◆ Recorded data
=== Section Start ===

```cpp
static int icp_loop(kss_ctx* c, const IcpPlan& pl_in, const kss_icp_params& P, kss_icp_result* results) {
    if (pl_in.gridb) {
        bool handled = false;
        KCHK(resident_loop(c, pl_in, P, results, &handled));
        if (handled) return KSS_OK;
    }
    if (!pl_in.grid && !pl_in.gridb && pl_in.shared_target) {
        bool handled = false;
        KCHK(resident_loop(c, pl_in, P, results, &handled, true));
        if (handled) return KSS_OK;
    }
    if (c->spec_judge >= 0) return KSS_OK;
    const IcpPlan* plan = &pl_in;
    IcpPlan brute_plan;
    const int np = pl_in.npairs;
    std::vector<PairTrack> tr((size_t)np, PairTrack(P));
    std::vector<int> active(np, 1), solved(np, 0), was_active;
    const PairMode plain;
    const bool full = P.trace_sums != nullptr;
    PairState* hs = (PairState*)c->h_state;
    PairState* bar = pl_in.gridb ? (PairState*)bar_ensure(c, c->bar_state, (size_t)np * sizeof(PairState)) : nullptr;
    float I[16];
    mat4_identity(I);
    for (int p = 0; p < np; ++p) {
        set_state(hs[p], I, 1, 0);
        mirror_state(bar, p, hs[p]);
    }
    const double max_d2 = P.max_corr_dist * P.max_corr_dist;
    const double* hsum = (const double*)c->h_sums;
    if (P.trace_n) *P.trace_n = 0;
    int n_active = P.max_iterations > 0 ? np : 0;
    if (P.max_iterations <= 0)
        for (int p = 0; p < np; ++p) { active[p] = 0; }
    int it = 0;
    GatedGuard gated_guard(c);

    auto solve_pairs = [&](int p0, int p1, unsigned long long pass_seq, bool poll_first, int* n_finished) -> int {
        std::atomic<int> finished{0}, stuck{0};
        bool poll = poll_first;
        std::fill(solved.begin() + p0, solved.begin() + p1, 0);
        auto solve = [&](int pb, int pe) {
            int fin_here = 0;
            for (int p = pb; p < pe; ++p) {
                if (!active[p] || solved[p]) continue;
                if (poll && wait_pair(c, p, pass_seq) != KSS_OK) { stuck.fetch_add(1); continue; }
                PairTrack& t = tr[p];
                const bool goes_on = pair_host_step(P, plain, hsum + (size_t)p * NSUMS, nullptr, t, p == 0);
                solved[p] = 1;
                if (goes_on) {
                    set_state(hs[p], t.tk, 1, 1);
                } else {
                    active[p] = 0; ++fin_here;
                    if (t.state == KSS_STATE_NO_CORRESPONDENCES) set_state(hs[p], I, 0, 0);
                    else set_state(hs[p], t.tk, 0, 1);
                }
                mirror_state(bar, p, hs[p]);
            }
            finished.fetch_add(fin_here, std::memory_order_relaxed);
        };
        const int n = p1 - p0;
        if (n >= 64) {
            std::atomic<int> next{0};
            constexpr int kBlock = 64;
            c->pool.parallel_for(n, [&](int, int) {
                for (;;) {
                    const int pb = p0 + next.fetch_add(1) * kBlock;
                    if (pb >= p1) break;
                    solve(pb, std::min(p1, pb + kBlock));
                }
            });
        } else {
            solve(p0, p1);
        }
        if (stuck.load() > 0) {
            HIPCHK(c, hipStreamSynchronize(c->stream));
            for (int p = p0; p < p1; ++p) {
                if (!active[p] || solved[p]) continue;
                if (!collect_pair(c, p, pass_seq)) return set_err(c, KSS_ERR_HIP, "kernel finished without publishing its result");
            }
            poll = false;
            solve(p0, p1);
        }
        *n_finished = finished.load(std::memory_order_relaxed);
        return KSS_OK;
    };

    while (n_active > 0) {
        const float4* d_in = it == 0 ? (const float4*)c->src0.p : (const float4*)c->cur[(it - 1) & 1].p;
        float4* d_out = (float4*)c->cur[it & 1].p;
        c->gated.want_next = plan->grid && !P.allreduce && it + 1 < P.max_iterations;
        c->gated.want_full = full;
        c->gated.max_steps = P.max_iterations - (it + 1);
        c->defer_wait = plan->gridb;
        const auto tb0 = c->timing ? std::chrono::steady_clock::now() : std::chrono::steady_clock::time_point();
        const int rc_pass = nn_pass(c, *plan, P.nn_fma != 0, d_in, d_out, max_d2, nullptr, nullptr, full, active.data());
        const bool deferred = c->defer_wait;
        c->defer_wait = false;
        const auto tb1 = c->timing ? std::chrono::steady_clock::now() : std::chrono::steady_clock::time_point();
        KCHK(rc_pass);
        const unsigned long long pass_seq = c->seq;
        if (P.allreduce && P.allreduce(P.allreduce_user, (double*)c->h_sums, NSUMS) != 0)
            return set_err(c, KSS_ERR_RCCL, "icp: the allreduce callback failed");
        if (plan->gridb) was_active = active;
        int fin_now = 0;
        KCHK(solve_pairs(0, np, pass_seq, deferred, &fin_now));
        if (c->timing && deferred) {
            const auto tb2 = std::chrono::steady_clock::now();
            c->t_launch_us += std::chrono::duration<double, std::micro>(tb1 - tb0).count();
            c->t_wait_us += std::chrono::duration<double, std::micro>(tb2 - tb1).count();
        }
        if (plan->gridb) KCHK(switch_engine_on_fallback(c, plan, brute_plan, P, was_active));
        n_active -= fin_now;
        ++it;
    }
    for (int p = 0; p < np; ++p) fill_result(results[p], tr[p].fin, tr[p].iters, tr[p].converged, tr[p].state, tr[p].last_mse, 0.0, p);
    if (!P.compute_fitness) return KSS_OK;
    int32_t* d_idx = nullptr;
    float* d_d2 = nullptr;
    if (P.fitness_idx || P.fitness_d2) {
        KCHK(ensure(c, c->stage_idx, (size_t)plan->total_src * sizeof(int32_t)));
        KCHK(ensure(c, c->stage_d2, (size_t)plan->total_src * sizeof(float)));
        d_idx = (int32_t*)c->stage_idx.p; d_d2 = (float*)c->stage_d2.p;
    }
    return fitness_pass(c, *plan, P, tr.data(), plan == &pl_in, bar, d_idx, d_d2, results);
}

static int restore_zero_at_rest(kss_ctx* c) {
    if (!c->ws_dirty) return KSS_OK;
    HIPCHK(c, hipStreamSynchronize(c->stream));
    for (DevBuf* b : {&c->g_count, &c->g_counts})
        if (b->p) HIPCHK(c, hipMemsetAsync(b->p, 0, b->cap, c->stream));
    c->ws_dirty = false;
    return KSS_OK;
}
struct DirtyGuard {
    kss_ctx* c; bool ok = false;
    explicit DirtyGuard(kss_ctx* c_) : c(c_) {}
    ~DirtyGuard() { if (!ok) c->ws_dirty = true; }
};

int icp_run_dev(kss_ctx* c, const void* d_src, const int64_t* src_off, const void* d_tgt, const int64_t* tgt_off,
                int npairs, bool shared_target, int dtype, const kss_icp_params* p, kss_icp_result* results) {
    if (!c || !d_src || !d_tgt || !src_off || !tgt_off || !p || !results || npairs <= 0) return set_err(c, KSS_ERR_ARG, "icp: bad argument");
    if (p->allreduce && npairs != 1) return set_err(c, KSS_ERR_ARG, "icp: the source-row split (allreduce) is for a single pair");
    HIPCHK(c, hipSetDevice(c->device));
    std::vector<int64_t> ns(npairs), nt(npairs);
    for (int i = 0; i < npairs; ++i) {
        ns[i] = src_off[i + 1] - src_off[i];
        nt[i] = shared_target ? tgt_off[1] - tgt_off[0] : tgt_off[i + 1] - tgt_off[i];
    }
    IcpPlan pl;
    const auto t0 = std::chrono::steady_clock::now();
    KCHK(restore_zero_at_rest(c));
    DirtyGuard guard(c);
    c->timing = getenv("KSS_TIMING") != nullptr;
    auto lap = [&](const char* what, std::chrono::steady_clock::time_point& from) {
        if (!c->timing) return;
        const auto now = std::chrono::steady_clock::now();
        std::fprintf(stderr, "[kss]   %s %.1f us\n", what, std::chrono::duration<double, std::micro>(now - from).count());
        from = now;
    };
    auto ts = t0;
    KCHK(build_plan(c, ns.data(), nt.data(), npairs, shared_target, p->nn_sources_per_thread, p->nn_target_splits, p->nn_mode, pl));
    lap("plan", ts);
    KCHK(stage_plan(c, pl));
    lap("stage", ts);
    KCHK(pack_clouds(c, pl, d_src, src_off, d_tgt, tgt_off, dtype));
    lap("pack (enqueue)", ts);
    KCHK(grid_setup(c, pl));
    KCHK(grid_setup_batch(c, pl));
    lap("cell lists (bbox sync + enqueue)", ts);
    if (c->timing) HIPCHK(c, hipStreamSynchronize(c->stream));
    lap("drain", ts);
    const auto t1 = std::chrono::steady_clock::now();
    c->t_launch_us = c->t_wait_us = 0;
    const int rc = icp_loop(c, pl, *p, results);
// ... 630 lines not shown
```

### kss-icp_amd/csrc/kss_grid.hip

```cpp
#pragma clang fp contract(off)

#include <hip/hip_runtime.h>

#include <cstring>

#include <rocprim/rocprim.hpp>

#include <cstdlib>

#include "kss_internal.hpp"
#include "kss_device.hpp"

namespace kss {

__global__ __launch_bounds__(256) void grid_count2_kernel(const float4* __restrict__ tgt, int nt, int nbt, const float4* __restrict__ src, int ns,
                                                          GridParams gp, int32_t* __restrict__ counts, int32_t* __restrict__ slot) {
    const bool is_src = (int)blockIdx.x >= nbt;
    const int i = ((int)blockIdx.x - (is_src ? nbt : 0)) * 256 + (int)threadIdx.x;
    if (i >= (is_src ? ns : nt)) return;
    const float4 p = is_src ? src[i] : tgt[i];
    const int cx = cell_coord(p.x, gp.ox, gp.inv_h, gp.gx), cy = cell_coord(p.y, gp.oy, gp.inv_h, gp.gy),
              cz = cell_coord(p.z, gp.oz, gp.inv_h, gp.gz);
    slot[(is_src ? nt : 0) + i] = atomicAdd(&counts[(is_src ? gp.gx * gp.gy * gp.gz : 0) + (cz * gp.gy + cy) * gp.gx + cx], 1);
}
// ... 612 lines not shown
        }
    }
#undef KSS_STAMP
}
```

=== Section End ===

◆ Task goal
For each line in the data that holds "double", add one to a count, then report that count alone.

◆ Written response
6